#### Data ####

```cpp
template <class CamT>
hipError_t launch_preprocess_forward(const CamT& cam, int P, const GaussianInputs& in, int32_t* radii, GeomPtrs gp, hipStream_t st);
hipError_t launch_scan_block_sums(int P, GeomPtrs gp, uint32_t* d_total, hipStream_t st);
template <class CamT>
hipError_t launch_preprocess_backward(const CamT& cam, int P, const GaussianBackward& g, const PoseRequest& pose, hipStream_t st);
hipError_t launch_tile_count(const Cam& cam, int P, GeomPtrs gp, uint32_t* tile_total, uint32_t* tile_base,
                             uint2* ranges, uint32_t* d_counts, uint32_t* host_counts, hipStream_t st);
hipError_t launch_tile_scatter_sort(const Cam& cam, int P, GeomPtrs gp, uint32_t* tile_base, const uint2* ranges,
                                    uint32_t max_tile_instances, unsigned long long* pairs, unsigned long long* pairs_alt,
                                    uint32_t* point_list, uint32_t cap, hipStream_t st);
extern std::atomic<int> g_half_quadrant_tiles;
extern std::atomic<int> g_chain_pieces;
extern std::atomic<int> g_chain_min_tiles;
extern std::atomic<int> g_chain_tickets;
extern std::atomic<int> g_chain_polls;
enum { kFwdPrioOff = 0, kFwdPrioT = 1, kFwdPrioDecay = 2, kFwdPrioChunk = 3 };
constexpr int kFwdPrioDefault = kFwdPrioT;
constexpr float kFwdPrioDefaultParam = 0.0f;
constexpr uint32_t kFwdPrioListChunks = 3;
extern std::atomic<int> g_fwd_prio;
extern std::atomic<float> g_fwd_prio_param;
inline float fwd_prio_default_param(int mode)
{
    return mode == kFwdPrioT ? 0.1f : mode == kFwdPrioDecay ? 3.0f : 6.0f;
}
extern uint32_t* g_async_status_dev;
extern uint32_t* g_chain_fail_dev;
extern int g_chain_fail_device;
inline uint32_t* chain_fail_word()
{
    if (!g_chain_fail_dev) return nullptr;
    int dev = -1;
    if (hipGetDevice(&dev) != hipSuccess) { (void)hipGetLastError(); return nullptr; }
    return dev == g_chain_fail_device ? g_chain_fail_dev : nullptr;
}
extern std::atomic<int> g_few_segments;
constexpr int kFewTiles = 256;
constexpr int kChainPieces = 3;
constexpr int kChainMinTiles = 768;
constexpr int kChainStateFloats = (kChainPieces - 1) * 2 * kWave;
constexpr int kChainTicketStride = 32;
constexpr int kChainTicketWords = 8 * kChainTicketStride;
inline size_t chain_flag_words(size_t tiles) { return tiles * 4 * (kChainPieces - 1) + kChainTicketWords; }
inline size_t chain_state_words(size_t tiles) { return tiles * 4 * kChainStateFloats + chain_flag_words(tiles); }
constexpr int kChainPollsDefault = 1 << 21;
constexpr int kCutStep = 256;
constexpr int kCutLinear = 4096;
constexpr int kCutLast = 131072;
constexpr int kCutLevels = kCutLinear / kCutStep + 5;
constexpr int kFewSegmentsMax = 3;
__host__ __device__ inline int cut_level(uint32_t pos)
{
    if (pos >= (uint32_t)kCutStep && pos <= (uint32_t)kCutLinear) return pos % kCutStep == 0 ? (int)(pos / kCutStep) - 1 : -1;
    if (pos > (uint32_t)kCutLinear && pos <= (uint32_t)kCutLast && (pos & (pos - 1u)) == 0u) {
        int l = kCutLinear / kCutStep - 1;
        for (uint32_t q = kCutLinear; q < pos; q <<= 1) ++l;
        return l;
    }
    return -1;
}
__host__ __device__ inline uint32_t cut_nearest(uint32_t target)
{
    if (target < (uint32_t)kCutStep / 2) return 0u;
    if (target <= (uint32_t)kCutLinear + kCutStep / 2) {
        uint32_t k = (target + kCutStep / 2) / kCutStep;
        if (k < 1u) k = 1u;
        if (k > (uint32_t)(kCutLinear / kCutStep)) k = kCutLinear / kCutStep;
        return k * kCutStep;
    }
    uint32_t pos = kCutLinear;
    while (pos < (uint32_t)kCutLast && (unsigned long long)target * 46341ull >= ((unsigned long long)pos << 16)) pos <<= 1;
    return pos;
}
hipError_t launch_emit(const Cam& cam, int P, GeomPtrs gp, uint64_t* keys, uint32_t* vals, hipStream_t st);
hipError_t launch_ranges(int64_t D, const uint64_t* keys_sorted, uint2* ranges, hipStream_t st);
hipError_t launch_blend_forward(const Cam& cam, const uint2* ranges, const uint32_t* point_list, const float4* geom,
                                float* out_color, float* out_depth, float* out_opacity, float* final_T,
                                uint32_t* n_contrib, float* out_depth_sq, uint32_t cap, int segments, float* seg_T, float* split_state, uint32_t P, float* zero_fill,
                                hipStream_t st);
hipError_t launch_blend_topdown(const Cam& cam, const uint2* ranges, const uint32_t* point_list, const float4* geom, float* free_opacity,
                                uint8_t* free_binary, uint8_t* visible_rgb, uint8_t* visible_binary, uint32_t cap, uint32_t P, hipStream_t st);
hipError_t launch_blend_backward(const Cam& cam, const uint2* ranges, const uint32_t* point_list, const float4* geom, const float* split_state,
                                 const float* final_T, const uint32_t* n_contrib, const float* dL_dcolor,
                                 const float* dL_ddepth, float* grad2d, hipStream_t st);
hipError_t launch_adam_multi(int count, const GsAdamTensor* tensors, hipStream_t st);
hipError_t launch_rows(int mode, int count, const GsRowTensor* t, int64_t row0, int64_t n_valid, int64_t n_rows, const float* in, float* out,
                       hipStream_t st);
hipError_t launch_adam(int64_t n, float* p, const float* g, float* m, float* v, double lr, double b1, double b2,
                       double eps, int step, hipStream_t st);

hipError_t launch_activate_forward(int P, int iso, const float* pose7, const float* means3D, const float* rots, const float* logit_op,
                                   const float* log_scales, float* o_means, float* o_rots, float* o_op, float* o_scales, hipStream_t st);
hipError_t launch_activate_backward(int P, int iso, const float* pose7, const float* rots, const float* o_op, const float* o_scales,
                                    const float* g_means, const float* g_rots, const float* g_op, const float* g_scales, float* d_means,
                                    float* d_rots, float* d_logit, float* d_logs, int accumulate, hipStream_t st);
hipError_t launch_activate_backward_pose(int P, int iso, const float* pose7, const float* means3D, const float* rots, const float* o_op,
                                         const float* o_scales, const float* g_means, const float* g_rots, const float* g_op,
                                         const float* g_scales, float* d_means, float* d_rots, float* d_logit, float* d_logs, int accumulate,
                                         int pose_mode, float* pose_rows, hipStream_t st);
inline int64_t pose_rows_count(int64_t P) { return (P + kBlock - 1) / kBlock; }
hipError_t launch_pose_grad_finish(int64_t nrows, const float* pose7, const float* pose_rows, float* dpose7, hipStream_t st);
hipError_t launch_pose_grad_finish_dev(int64_t nrows, const float* dev_q, int64_t stride, const float* pose_rows, float* dpose7, hipStream_t st);
constexpr int kTrackState = 32;
struct TrackAdam { float one_m_b1, b2, one_m_b2, bc2_sqrt, eps, neg_step_size[2]; };
hipError_t launch_tracking_begin(const float* rots_col, const float* trans_col, int64_t stride, float* state, hipStream_t st);
hipError_t launch_tracking_step(int64_t pose_nrows, const float* pose_rows, int64_t loss_nrows, const float* loss_rows, float w_im, float w_depth,
                                float* rots_col, float* trans_col, int64_t stride, const TrackAdam& c, float* state, float* history_row,
                                hipStream_t st);
inline int64_t tracking_loss_rows(int64_t npix) { return (npix + kBlock - 1) / kBlock; }
hipError_t launch_tracking_loss(int W, int H, const float* im, const float* gt, const float* depth, const float* depth_sq, const float* gt_depth,
                                const float* sil, int use_sil, float sil_thres, float w_im, float w_depth, float* dL_dim, float* dL_ddepth,
                                float* rows, float* losses, hipStream_t st, const float* d_median = nullptr);
constexpr int kLossAccSlots = 256;
hipError_t launch_mapping_loss(int W, int H, const float* im, const float* gt, const float* depth, const float* depth_sq,
                               const float* gt_depth, float w_im, float w_depth, float* losses, float* dL_dim,
                               float* dL_ddepth, float* scratch, int64_t persistent_call, hipStream_t st, const float* d_median = nullptr);
__device__ __forceinline__ float depth_error(float g, float d)
{
#pragma clang fp contract(off)
    return fabsf(g - d) * (g > 0.0f ? 1.0f : 0.0f);
}
constexpr int kMedianBins = 2048;
constexpr int kMedianScratchWords = 3 * kMedianBins + 16;
constexpr int kMedianChunk = 2048;
constexpr int kMedianAutoGrid = 64;
constexpr int kMedianMaxGrid = 1024;
int depth_median_grid(int64_t n);
hipError_t launch_depth_error_median(int64_t n, const float* depth, const float* gt_depth, uint32_t* scratch, float* d_median, int grid,
                                     hipStream_t st);
hipError_t launch_visibility_stats(int P, const int32_t* radii, uint8_t* seen, float* max_radius, hipStream_t st);
hipError_t launch_accumulate_grad2d(int P, const float* grad, const uint8_t* seen, float* accum, float* denom, hipStream_t st);
struct DbscanArgs {
    const float* values; int64_t row_stride, image_stride;
    int H, W, Ww, npix;
    float threshold; int complement, eps, min_samples, max_clusters;
    int half_width[9];
    uint64_t *mask_bits, *core_bits, *root_bits;
    uint32_t* word_prefix;
    uint32_t* parent;
    int32_t* root;
    uint32_t* row_range;
    int32_t *labels, *n_clusters, *table; float *sum_value, *total;
};
hipError_t launch_grid_dbscan(const DbscanArgs& a, int B, hipStream_t st);
struct HullArgs {
    const int32_t* labels;
    const float* depth; int64_t row_stride, image_stride;
    const int32_t* n_clusters; const float* sum_value;
    int H, W, Ww, max_clusters, max_points;
    int kh, kw; uint32_t footprint[15];
    float skip_depth; double scale;
    int32_t* cluster_status;
    double* volume; int32_t* n_points; int32_t* contour_xy;
    double *sum_volume, *sum_invisibility; int32_t* status;
};
hipError_t launch_cluster_hulls(const HullArgs& a, int B, hipStream_t st);
struct HighLossArgs {
    const float *depth, *opacity, *gt;
    int W, H, gw, gh;
    float depth_thres, opacity_thres;
    uint8_t* mask_full;
    float* grid;
// ... 64 lines not shown
```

####

What the task requires: Scan the entries and show every line in which the word "unsigned" is found.

Answer to this problem:
                                    uint32_t max_tile_instances, unsigned long long* pairs, unsigned long long* pairs_alt,
    while (pos < (uint32_t)kCutLast && (unsigned long long)target * 46341ull >= ((unsigned long long)pos << 16)) pos <<= 1;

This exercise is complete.